WHAT YOU HAVE TO DO
Return exactly the lines of the records below, starting at the line that contains "unsigned uc = launder(lds0" and ending at the line that contains "size_t pnode = n_nodes;", with both of those lines kept.
• • • • • • •
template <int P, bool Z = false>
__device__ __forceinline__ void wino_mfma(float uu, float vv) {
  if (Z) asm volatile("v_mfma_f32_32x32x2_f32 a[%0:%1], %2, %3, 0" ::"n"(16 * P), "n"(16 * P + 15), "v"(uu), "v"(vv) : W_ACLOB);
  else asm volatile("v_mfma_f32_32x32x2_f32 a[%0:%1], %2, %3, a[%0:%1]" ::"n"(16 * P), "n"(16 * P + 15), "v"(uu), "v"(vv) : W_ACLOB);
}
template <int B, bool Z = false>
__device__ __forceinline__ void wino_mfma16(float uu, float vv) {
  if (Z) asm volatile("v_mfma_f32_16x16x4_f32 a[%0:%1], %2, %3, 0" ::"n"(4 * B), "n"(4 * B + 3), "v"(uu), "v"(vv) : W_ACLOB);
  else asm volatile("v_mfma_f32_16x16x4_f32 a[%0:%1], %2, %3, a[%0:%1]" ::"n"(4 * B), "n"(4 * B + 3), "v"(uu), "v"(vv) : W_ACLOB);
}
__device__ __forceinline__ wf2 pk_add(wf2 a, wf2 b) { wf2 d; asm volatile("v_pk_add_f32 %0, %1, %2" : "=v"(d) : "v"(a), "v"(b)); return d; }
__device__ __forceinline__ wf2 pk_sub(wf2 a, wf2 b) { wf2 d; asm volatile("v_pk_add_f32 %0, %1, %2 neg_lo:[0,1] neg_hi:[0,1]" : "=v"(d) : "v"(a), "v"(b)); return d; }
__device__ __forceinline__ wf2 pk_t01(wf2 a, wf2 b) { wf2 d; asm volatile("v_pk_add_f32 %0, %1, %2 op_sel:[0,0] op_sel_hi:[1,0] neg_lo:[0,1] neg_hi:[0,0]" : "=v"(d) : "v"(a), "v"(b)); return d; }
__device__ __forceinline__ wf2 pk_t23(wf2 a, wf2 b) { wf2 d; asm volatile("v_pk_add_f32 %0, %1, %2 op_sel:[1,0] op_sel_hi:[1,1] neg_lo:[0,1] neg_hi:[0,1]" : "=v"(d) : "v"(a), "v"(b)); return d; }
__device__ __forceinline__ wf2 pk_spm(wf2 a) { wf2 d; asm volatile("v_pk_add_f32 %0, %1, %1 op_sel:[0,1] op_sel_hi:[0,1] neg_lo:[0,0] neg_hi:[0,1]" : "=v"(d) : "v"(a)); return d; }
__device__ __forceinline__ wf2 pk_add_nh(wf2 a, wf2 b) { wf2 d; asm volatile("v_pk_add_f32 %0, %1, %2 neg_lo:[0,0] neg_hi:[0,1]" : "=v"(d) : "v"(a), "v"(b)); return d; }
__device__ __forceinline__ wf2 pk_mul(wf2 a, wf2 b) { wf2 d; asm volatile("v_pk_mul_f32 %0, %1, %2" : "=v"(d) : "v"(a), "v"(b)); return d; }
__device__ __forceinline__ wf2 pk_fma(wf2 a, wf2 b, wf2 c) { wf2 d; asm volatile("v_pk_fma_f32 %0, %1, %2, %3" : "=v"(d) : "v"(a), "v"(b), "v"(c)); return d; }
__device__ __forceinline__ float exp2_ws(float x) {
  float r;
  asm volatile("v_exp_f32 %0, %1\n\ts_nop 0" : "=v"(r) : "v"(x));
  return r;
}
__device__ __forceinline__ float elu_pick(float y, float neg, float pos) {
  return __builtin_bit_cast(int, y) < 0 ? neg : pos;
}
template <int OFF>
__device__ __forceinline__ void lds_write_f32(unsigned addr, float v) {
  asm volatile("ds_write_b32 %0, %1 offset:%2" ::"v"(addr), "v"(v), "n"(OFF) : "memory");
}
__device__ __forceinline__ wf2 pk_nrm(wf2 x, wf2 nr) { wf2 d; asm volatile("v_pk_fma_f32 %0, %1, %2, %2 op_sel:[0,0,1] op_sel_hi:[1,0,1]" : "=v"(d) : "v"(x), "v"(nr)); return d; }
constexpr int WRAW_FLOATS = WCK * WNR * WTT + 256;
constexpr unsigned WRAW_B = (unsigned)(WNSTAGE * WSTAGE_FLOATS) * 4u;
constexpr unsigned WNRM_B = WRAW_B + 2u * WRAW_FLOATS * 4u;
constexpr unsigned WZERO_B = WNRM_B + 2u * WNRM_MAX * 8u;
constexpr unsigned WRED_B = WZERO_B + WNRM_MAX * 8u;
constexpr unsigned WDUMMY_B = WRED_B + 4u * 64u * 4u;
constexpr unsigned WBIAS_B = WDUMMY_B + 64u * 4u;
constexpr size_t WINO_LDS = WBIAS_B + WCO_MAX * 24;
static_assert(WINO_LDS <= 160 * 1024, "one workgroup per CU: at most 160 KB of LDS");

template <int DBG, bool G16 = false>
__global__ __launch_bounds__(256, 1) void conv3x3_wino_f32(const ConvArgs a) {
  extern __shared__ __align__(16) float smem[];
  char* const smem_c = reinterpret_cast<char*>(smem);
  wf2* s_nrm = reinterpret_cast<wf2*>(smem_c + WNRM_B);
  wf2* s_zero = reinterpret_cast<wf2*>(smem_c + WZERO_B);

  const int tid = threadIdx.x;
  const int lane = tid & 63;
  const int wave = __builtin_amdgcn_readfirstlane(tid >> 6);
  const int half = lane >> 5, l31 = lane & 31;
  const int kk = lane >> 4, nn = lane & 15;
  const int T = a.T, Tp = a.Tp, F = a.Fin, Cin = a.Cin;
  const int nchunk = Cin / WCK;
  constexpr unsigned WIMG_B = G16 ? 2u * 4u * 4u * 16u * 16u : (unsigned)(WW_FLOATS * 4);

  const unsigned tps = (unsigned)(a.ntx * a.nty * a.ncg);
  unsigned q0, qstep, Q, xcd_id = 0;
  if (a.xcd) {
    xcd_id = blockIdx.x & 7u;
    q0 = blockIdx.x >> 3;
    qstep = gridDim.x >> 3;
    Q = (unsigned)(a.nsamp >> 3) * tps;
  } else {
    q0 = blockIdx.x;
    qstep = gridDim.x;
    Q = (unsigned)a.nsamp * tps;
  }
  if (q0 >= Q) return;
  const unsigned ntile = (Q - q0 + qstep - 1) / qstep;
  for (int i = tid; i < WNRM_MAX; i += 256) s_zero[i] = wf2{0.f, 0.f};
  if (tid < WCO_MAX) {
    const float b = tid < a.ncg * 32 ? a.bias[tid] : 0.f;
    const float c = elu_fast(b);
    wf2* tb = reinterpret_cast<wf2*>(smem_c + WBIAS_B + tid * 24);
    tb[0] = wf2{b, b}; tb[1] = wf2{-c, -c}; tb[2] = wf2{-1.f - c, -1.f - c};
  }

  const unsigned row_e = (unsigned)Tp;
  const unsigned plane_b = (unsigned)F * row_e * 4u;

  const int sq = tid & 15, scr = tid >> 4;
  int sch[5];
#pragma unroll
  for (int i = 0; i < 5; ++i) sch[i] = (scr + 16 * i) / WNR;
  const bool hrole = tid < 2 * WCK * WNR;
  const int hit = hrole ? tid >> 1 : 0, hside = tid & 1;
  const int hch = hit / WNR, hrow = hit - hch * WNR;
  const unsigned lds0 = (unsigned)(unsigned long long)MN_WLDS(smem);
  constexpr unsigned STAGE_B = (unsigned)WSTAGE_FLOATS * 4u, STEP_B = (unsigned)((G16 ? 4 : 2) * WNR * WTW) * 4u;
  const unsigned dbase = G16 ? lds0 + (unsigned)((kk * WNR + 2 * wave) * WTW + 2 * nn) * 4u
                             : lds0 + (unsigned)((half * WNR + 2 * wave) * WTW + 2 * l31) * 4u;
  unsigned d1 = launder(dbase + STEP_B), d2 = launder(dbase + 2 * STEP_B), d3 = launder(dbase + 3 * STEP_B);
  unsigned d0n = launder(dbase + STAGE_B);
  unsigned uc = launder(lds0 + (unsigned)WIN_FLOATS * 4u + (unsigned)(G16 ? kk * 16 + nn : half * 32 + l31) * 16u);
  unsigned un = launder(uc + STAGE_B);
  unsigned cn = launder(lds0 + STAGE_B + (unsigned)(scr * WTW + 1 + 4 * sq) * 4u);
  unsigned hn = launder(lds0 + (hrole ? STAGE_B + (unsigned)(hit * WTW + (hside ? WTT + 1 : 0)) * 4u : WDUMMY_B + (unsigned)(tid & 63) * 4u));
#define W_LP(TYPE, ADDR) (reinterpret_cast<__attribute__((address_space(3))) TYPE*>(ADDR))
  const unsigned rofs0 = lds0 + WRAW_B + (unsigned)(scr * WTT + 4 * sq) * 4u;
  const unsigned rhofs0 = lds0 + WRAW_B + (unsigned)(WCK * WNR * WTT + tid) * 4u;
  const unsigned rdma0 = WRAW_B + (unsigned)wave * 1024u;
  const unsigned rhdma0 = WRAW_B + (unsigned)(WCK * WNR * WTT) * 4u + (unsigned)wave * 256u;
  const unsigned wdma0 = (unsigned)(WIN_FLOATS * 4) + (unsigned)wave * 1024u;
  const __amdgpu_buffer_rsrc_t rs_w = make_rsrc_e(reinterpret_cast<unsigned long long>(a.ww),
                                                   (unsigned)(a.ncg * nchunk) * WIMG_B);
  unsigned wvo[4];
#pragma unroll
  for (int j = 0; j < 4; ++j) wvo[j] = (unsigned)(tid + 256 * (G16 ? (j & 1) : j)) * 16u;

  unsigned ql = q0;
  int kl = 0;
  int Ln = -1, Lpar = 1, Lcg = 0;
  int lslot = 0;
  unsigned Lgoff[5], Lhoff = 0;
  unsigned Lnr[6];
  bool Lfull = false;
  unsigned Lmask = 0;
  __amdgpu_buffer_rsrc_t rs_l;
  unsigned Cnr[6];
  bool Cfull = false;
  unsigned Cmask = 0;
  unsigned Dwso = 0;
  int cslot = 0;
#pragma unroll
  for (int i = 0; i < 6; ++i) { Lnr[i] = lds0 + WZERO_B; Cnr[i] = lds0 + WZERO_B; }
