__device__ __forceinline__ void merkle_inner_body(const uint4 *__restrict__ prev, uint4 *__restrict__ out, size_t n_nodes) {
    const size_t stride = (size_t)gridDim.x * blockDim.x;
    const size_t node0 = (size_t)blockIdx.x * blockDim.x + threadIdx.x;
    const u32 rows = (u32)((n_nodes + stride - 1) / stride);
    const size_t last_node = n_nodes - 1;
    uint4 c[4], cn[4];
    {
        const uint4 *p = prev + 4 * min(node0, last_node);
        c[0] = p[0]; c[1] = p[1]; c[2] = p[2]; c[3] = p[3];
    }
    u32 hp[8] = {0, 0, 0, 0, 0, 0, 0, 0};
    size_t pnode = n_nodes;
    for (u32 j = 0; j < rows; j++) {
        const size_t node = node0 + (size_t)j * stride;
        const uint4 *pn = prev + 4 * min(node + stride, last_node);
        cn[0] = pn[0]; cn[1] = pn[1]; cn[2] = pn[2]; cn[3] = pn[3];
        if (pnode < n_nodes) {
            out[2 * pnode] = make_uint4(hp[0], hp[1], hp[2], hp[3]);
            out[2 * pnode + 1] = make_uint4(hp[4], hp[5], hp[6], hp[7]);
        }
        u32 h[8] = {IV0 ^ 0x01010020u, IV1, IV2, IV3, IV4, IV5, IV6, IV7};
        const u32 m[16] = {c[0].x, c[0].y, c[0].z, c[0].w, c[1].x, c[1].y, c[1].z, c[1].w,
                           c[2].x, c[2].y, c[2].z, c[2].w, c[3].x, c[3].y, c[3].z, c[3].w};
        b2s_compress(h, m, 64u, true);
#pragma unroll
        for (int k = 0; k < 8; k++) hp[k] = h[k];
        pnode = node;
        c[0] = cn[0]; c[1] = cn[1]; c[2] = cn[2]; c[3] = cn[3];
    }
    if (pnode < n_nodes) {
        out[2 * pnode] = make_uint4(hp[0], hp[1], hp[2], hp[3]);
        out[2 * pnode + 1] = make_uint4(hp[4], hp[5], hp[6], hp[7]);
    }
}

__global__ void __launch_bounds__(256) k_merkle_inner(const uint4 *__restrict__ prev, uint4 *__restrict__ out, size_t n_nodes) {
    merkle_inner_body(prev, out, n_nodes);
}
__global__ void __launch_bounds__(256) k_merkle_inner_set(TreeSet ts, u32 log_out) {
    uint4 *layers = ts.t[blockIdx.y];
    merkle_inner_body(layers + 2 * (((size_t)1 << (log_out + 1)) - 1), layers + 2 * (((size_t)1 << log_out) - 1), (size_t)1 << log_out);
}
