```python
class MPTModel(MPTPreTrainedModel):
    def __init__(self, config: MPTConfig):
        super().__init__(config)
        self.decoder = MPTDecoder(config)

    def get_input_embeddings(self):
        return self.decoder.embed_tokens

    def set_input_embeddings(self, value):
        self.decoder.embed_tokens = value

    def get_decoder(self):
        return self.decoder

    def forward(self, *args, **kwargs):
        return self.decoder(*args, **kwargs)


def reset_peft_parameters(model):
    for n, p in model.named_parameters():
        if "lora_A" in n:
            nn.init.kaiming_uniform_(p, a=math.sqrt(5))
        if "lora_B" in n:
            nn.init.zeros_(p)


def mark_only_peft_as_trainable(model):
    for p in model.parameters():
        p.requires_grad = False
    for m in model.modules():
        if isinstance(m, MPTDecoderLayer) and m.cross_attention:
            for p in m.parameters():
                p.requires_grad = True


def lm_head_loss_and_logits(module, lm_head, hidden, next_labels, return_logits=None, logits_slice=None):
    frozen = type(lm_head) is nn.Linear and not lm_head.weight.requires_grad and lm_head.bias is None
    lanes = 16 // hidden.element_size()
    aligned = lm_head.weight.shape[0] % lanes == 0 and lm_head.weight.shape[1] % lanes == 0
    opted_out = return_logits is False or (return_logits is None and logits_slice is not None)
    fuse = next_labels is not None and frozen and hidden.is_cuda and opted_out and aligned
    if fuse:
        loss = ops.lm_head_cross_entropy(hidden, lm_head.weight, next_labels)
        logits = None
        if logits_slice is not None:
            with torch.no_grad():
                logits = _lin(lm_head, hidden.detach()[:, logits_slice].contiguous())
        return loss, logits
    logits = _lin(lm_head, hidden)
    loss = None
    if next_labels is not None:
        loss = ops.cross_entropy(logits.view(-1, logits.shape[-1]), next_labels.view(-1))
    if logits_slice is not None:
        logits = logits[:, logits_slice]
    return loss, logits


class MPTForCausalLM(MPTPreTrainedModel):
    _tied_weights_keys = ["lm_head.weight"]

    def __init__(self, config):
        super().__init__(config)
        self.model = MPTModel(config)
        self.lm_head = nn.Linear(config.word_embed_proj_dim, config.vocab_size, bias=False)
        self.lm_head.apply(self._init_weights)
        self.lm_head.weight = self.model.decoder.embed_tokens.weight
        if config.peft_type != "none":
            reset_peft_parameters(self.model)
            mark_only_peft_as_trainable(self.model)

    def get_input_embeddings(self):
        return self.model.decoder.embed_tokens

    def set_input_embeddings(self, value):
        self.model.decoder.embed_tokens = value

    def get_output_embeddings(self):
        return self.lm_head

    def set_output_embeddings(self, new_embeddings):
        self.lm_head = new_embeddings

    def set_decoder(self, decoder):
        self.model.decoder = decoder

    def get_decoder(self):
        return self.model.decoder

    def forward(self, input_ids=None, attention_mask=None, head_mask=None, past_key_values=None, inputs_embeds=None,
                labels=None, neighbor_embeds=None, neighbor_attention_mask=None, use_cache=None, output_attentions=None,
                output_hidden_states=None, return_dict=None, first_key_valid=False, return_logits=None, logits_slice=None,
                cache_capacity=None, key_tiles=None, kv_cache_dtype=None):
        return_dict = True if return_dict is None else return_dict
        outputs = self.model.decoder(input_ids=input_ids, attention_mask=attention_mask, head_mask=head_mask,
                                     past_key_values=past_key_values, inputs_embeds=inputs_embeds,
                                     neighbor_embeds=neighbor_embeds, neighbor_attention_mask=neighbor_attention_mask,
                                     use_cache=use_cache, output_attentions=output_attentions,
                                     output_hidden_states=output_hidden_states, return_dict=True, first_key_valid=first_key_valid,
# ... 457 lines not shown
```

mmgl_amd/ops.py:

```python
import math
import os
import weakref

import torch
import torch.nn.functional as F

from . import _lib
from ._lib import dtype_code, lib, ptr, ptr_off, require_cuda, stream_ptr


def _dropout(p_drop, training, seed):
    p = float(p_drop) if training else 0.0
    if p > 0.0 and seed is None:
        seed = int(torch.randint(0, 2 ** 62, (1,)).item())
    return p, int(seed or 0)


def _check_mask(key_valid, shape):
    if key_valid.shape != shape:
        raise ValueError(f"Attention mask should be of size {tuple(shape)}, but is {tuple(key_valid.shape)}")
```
• • • • • • •
RESPONSE BOX
  unsigned uc = launder(lds0 + (unsigned)WIN_FLOATS * 4u + (unsigned)(G16 ? kk * 16 + nn : half * 32 + l31) * 16u);
  unsigned un = launder(uc + STAGE_B);
  unsigned cn = launder(lds0 + STAGE_B + (unsigned)(scr * WTW + 1 + 4 * sq) * 4u);
  unsigned hn = launder(lds0 + (hrole ? STAGE_B + (unsigned)(hit * WTW + (hside ? WTT + 1 : 0)) * 4u : WDUMMY_B + (unsigned)(tid & 63) * 4u));
#define W_LP(TYPE, ADDR) (reinterpret_cast<__attribute__((address_space(3))) TYPE*>(ADDR))
  const unsigned rofs0 = lds0 + WRAW_B + (unsigned)(scr * WTT + 4 * sq) * 4u;
  const unsigned rhofs0 = lds0 + WRAW_B + (unsigned)(WCK * WNR * WTT + tid) * 4u;
  const unsigned rdma0 = WRAW_B + (unsigned)wave * 1024u;
  const unsigned rhdma0 = WRAW_B + (unsigned)(WCK * WNR * WTT) * 4u + (unsigned)wave * 256u;
  const unsigned wdma0 = (unsigned)(WIN_FLOATS * 4) + (unsigned)wave * 1024u;
  const __amdgpu_buffer_rsrc_t rs_w = make_rsrc_e(reinterpret_cast<unsigned long long>(a.ww),
                                                   (unsigned)(a.ncg * nchunk) * WIMG_B);
  unsigned wvo[4];
#pragma unroll
  for (int j = 0; j < 4; ++j) wvo[j] = (unsigned)(tid + 256 * (G16 ? (j & 1) : j)) * 16u;

  unsigned ql = q0;
  int kl = 0;
  int Ln = -1, Lpar = 1, Lcg = 0;
  int lslot = 0;
  unsigned Lgoff[5], Lhoff = 0;
  unsigned Lnr[6];
  bool Lfull = false;
  unsigned Lmask = 0;
  __amdgpu_buffer_rsrc_t rs_l;
  unsigned Cnr[6];
  bool Cfull = false;
  unsigned Cmask = 0;
  unsigned Dwso = 0;
  int cslot = 0;
#pragma unroll
  for (int i = 0; i < 6; ++i) { Lnr[i] = lds0 + WZERO_B; Cnr[i] = lds0 + WZERO_B; }
__device__ __forceinline__ void merkle_inner_body(const uint4 *__restrict__ prev, uint4 *__restrict__ out, size_t n_nodes) {
    const size_t stride = (size_t)gridDim.x * blockDim.x;
    const size_t node0 = (size_t)blockIdx.x * blockDim.x + threadIdx.x;
    const u32 rows = (u32)((n_nodes + stride - 1) / stride);
    const size_t last_node = n_nodes - 1;
    uint4 c[4], cn[4];
    {
        const uint4 *p = prev + 4 * min(node0, last_node);
        c[0] = p[0]; c[1] = p[1]; c[2] = p[2]; c[3] = p[3];
    }
    u32 hp[8] = {0, 0, 0, 0, 0, 0, 0, 0};
    size_t pnode = n_nodes;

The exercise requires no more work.